#### What is needed
Copy each line of the data below in which the word "OpArgs" can be found.
─── Exercise input
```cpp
__global__ void dropout_mask_kernel(float* out, int rows, int cols, DropSpec d) {
    const size_t n = (size_t)rows * cols;
    for (size_t i = (size_t)blockIdx.x * blockDim.x + threadIdx.x; i < n; i += (size_t)gridDim.x * blockDim.x) {
        const uint32_t r = (uint32_t)(i / cols), c = (uint32_t)(i % cols);
        out[i] = (d.thr == 0u || rng_keep(rng_row_key(d.key, r), c, d.thr)) ? d.scale : 0.f;
    }
}
template <typename T>
__global__ void qkv_split_kernel(const T* qkv, T* q, T* k, T* vt, int B, int H, int Tn, int dh) {
    const int d = H * dh;
    const size_t n = (size_t)B * Tn * 3 * d;
    for (size_t i = (size_t)blockIdx.x * blockDim.x + threadIdx.x; i < n; i += (size_t)gridDim.x * blockDim.x) {
        const size_t m = i / (3 * d);
        const int col = (int)(i - m * 3 * d);
        const int h = col / (3 * dh), w = col - h * 3 * dh, part = w / dh, e = w - part * dh;
        const int b = (int)(m / Tn), t = (int)(m - (size_t)b * Tn);
        const T v = qkv[i];
        if (part == 0) q[((size_t)(b * H + h) * Tn + t) * dh + e] = v;
        else if (part == 1) k[((size_t)(b * H + h) * Tn + t) * dh + e] = v;
        else vt[((size_t)(b * H + h) * dh + e) * Tn + t] = v;
    }
}

// ... 126 lines not shown
        const size_t es = dt_size(dt);
        ldt = (int)rup(K, bk); ldn = (int)rup(N, bk);
        wt = 0;
        wn = rup(rup(N, 128) * (size_t)ldt * es, 256);
        slab = wn + rup(rup(K, 128) * (size_t)ldn * es, 256);
        total = slab + gemm_tn_slab_floats(M, K, N, dt) * sizeof(float);
    }
    int build(int dt, const float* Wm, int K, int N, char* sc, hipStream_t s) const {
        HIP_CHECK_RET(hipMemsetAsync(sc, 0, slab, s));
        return launch_make_shadow(dt, Wm, K, N, sc + wt, ldt, sc + wn, ldn, s);
    }
};
extern "C" int64_t ishara_op_scratch_bytes(int32_t M, int32_t K, int32_t N) {
    return (int64_t)OpShadow(DT_F32, K, N, M).total;
}
extern "C" int ishara_op_dense_fwd(int32_t dt, const void* x, const float* Wm, const float* bias, void* y, int32_t M, int32_t K, int32_t N, int32_t act, void* scratch, ishara_stream st) {
    OP_DT("ishara_op_dense_fwd", dt, true);
    hipStream_t s = (hipStream_t)st;
    const OpShadow sh(dt, K, N, M);
    char* sc = (char*)scratch;
    CK(sh.build(dt, Wm, K, N, sc, s));
    OpArgs no; EpiArgs ea; ea.bias = bias; ea.act = act; ea.dbg = g_dbg_epi;
    return launch_gemm_nt(dt, dt, dt, OP_NONE, x, sc + sh.wt, y, M, N, K, sh.ldt, no, ea, s);
}
extern "C" int ishara_op_dense_fwd_ex(int32_t dt, const void* x, const float* Wm, const float* bias, const void* resid, void* y,
                                      int32_t M, int32_t K, int32_t N, int32_t act, void* scratch, ishara_stream st) {
    OP_DT("ishara_op_dense_fwd_ex", dt, true);
    hipStream_t s = (hipStream_t)st;
    const OpShadow sh(dt, K, N, M);
    char* sc = (char*)scratch;
    CK(sh.build(dt, Wm, K, N, sc, s));
    OpArgs no; EpiArgs ea; ea.bias = bias; ea.act = act; ea.resid = resid; ea.dbg = g_dbg_epi;
    return launch_gemm_nt(dt, dt, dt, OP_NONE, x, sc + sh.wt, y, M, N, K, sh.ldt, no, ea, s);
}
extern "C" int ishara_op_dense_bwd(int32_t dt, const void* x, const float* Wm, const void* dy, void* dx, float* dW, float* db,
                                   int32_t M, int32_t K, int32_t N, void* scratch, ishara_stream st) {
    OP_DT("ishara_op_dense_bwd", dt, false);
    hipStream_t s = (hipStream_t)st;
    const OpShadow sh(dt, K, N, M);
    char* sc = (char*)scratch;
    CK(sh.build(dt, Wm, K, N, sc, s));
    OpArgs no; EpiArgs ea;
    if (dx) CK(launch_gemm_nt(dt, dt, dt, OP_NONE, dy, sc + sh.wn, dx, M, K, N, sh.ldn, no, ea, s));
    return launch_gemm_tn(dt, dt, dt, OP_NONE, OP_NONE, x, dy, dW, db, (float*)(sc + sh.slab), M, K, N, no, no, s);
}
static void qkv_scratch_layout(int B, int T, int H, int dh, size_t& xn, size_t& mean, size_t& rstd, size_t& total) {
    const int M = B * T, d = H * dh;
    xn = rup(OpShadow(DT_F32, d, 3 * d, M).total, 256);
    mean = xn + rup((size_t)M * d * 4, 256);
    rstd = mean + rup((size_t)M * 4, 256);
    total = rstd + rup((size_t)M * 4, 256);
}
extern "C" int64_t ishara_op_qkv_scratch_bytes(int32_t B, int32_t T, int32_t H, int32_t dh) {
    if (B < 1 || T < 1 || H < 1 || dh < 1) return -1;
    size_t xn, mean, rstd, total;
    qkv_scratch_layout(B, T, H, dh, xn, mean, rstd, total);
    return (int64_t)total;
}
extern "C" int ishara_op_qkv_fwd(int32_t dt, const void* x, const float* gamma, const float* beta, float eps, const float* Wm, const float* bias,
                                 void* q, void* k, void* vt, int32_t B, int32_t T, int32_t H, int32_t dh, int32_t head_major, void* scratch, ishara_stream st) {
    OP_DT("ishara_op_qkv_fwd", dt, true);
    if (B < 1 || T < 1 || H < 1 || dh < 1 || T % 8 != 0 || dh % 8 != 0 || (head_major != 0 && head_major != 1)) {
        ishara_set_error("ishara_op_qkv_fwd: B=%d T=%d H=%d dh=%d head_major=%d unsupported (T, dh multiples of 8; head_major 0 / 1)", B, T, H, dh, head_major); return -1;
    }
    const int d = H * dh, M = B * T;
    if ((gamma != nullptr) != (beta != nullptr) || (gamma && d > 512)) { ishara_set_error("ishara_op_qkv_fwd: LayerNorm needs both gamma and beta and H*dh <= 512 (H*dh=%d)", d); return -1; }
// ... 318 lines not shown
```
──────
#### Answer to this task
    OpArgs no; EpiArgs ea; ea.bias = bias; ea.act = act; ea.dbg = g_dbg_epi;
    OpArgs no; EpiArgs ea; ea.bias = bias; ea.act = act; ea.resid = resid; ea.dbg = g_dbg_epi;
    OpArgs no; EpiArgs ea;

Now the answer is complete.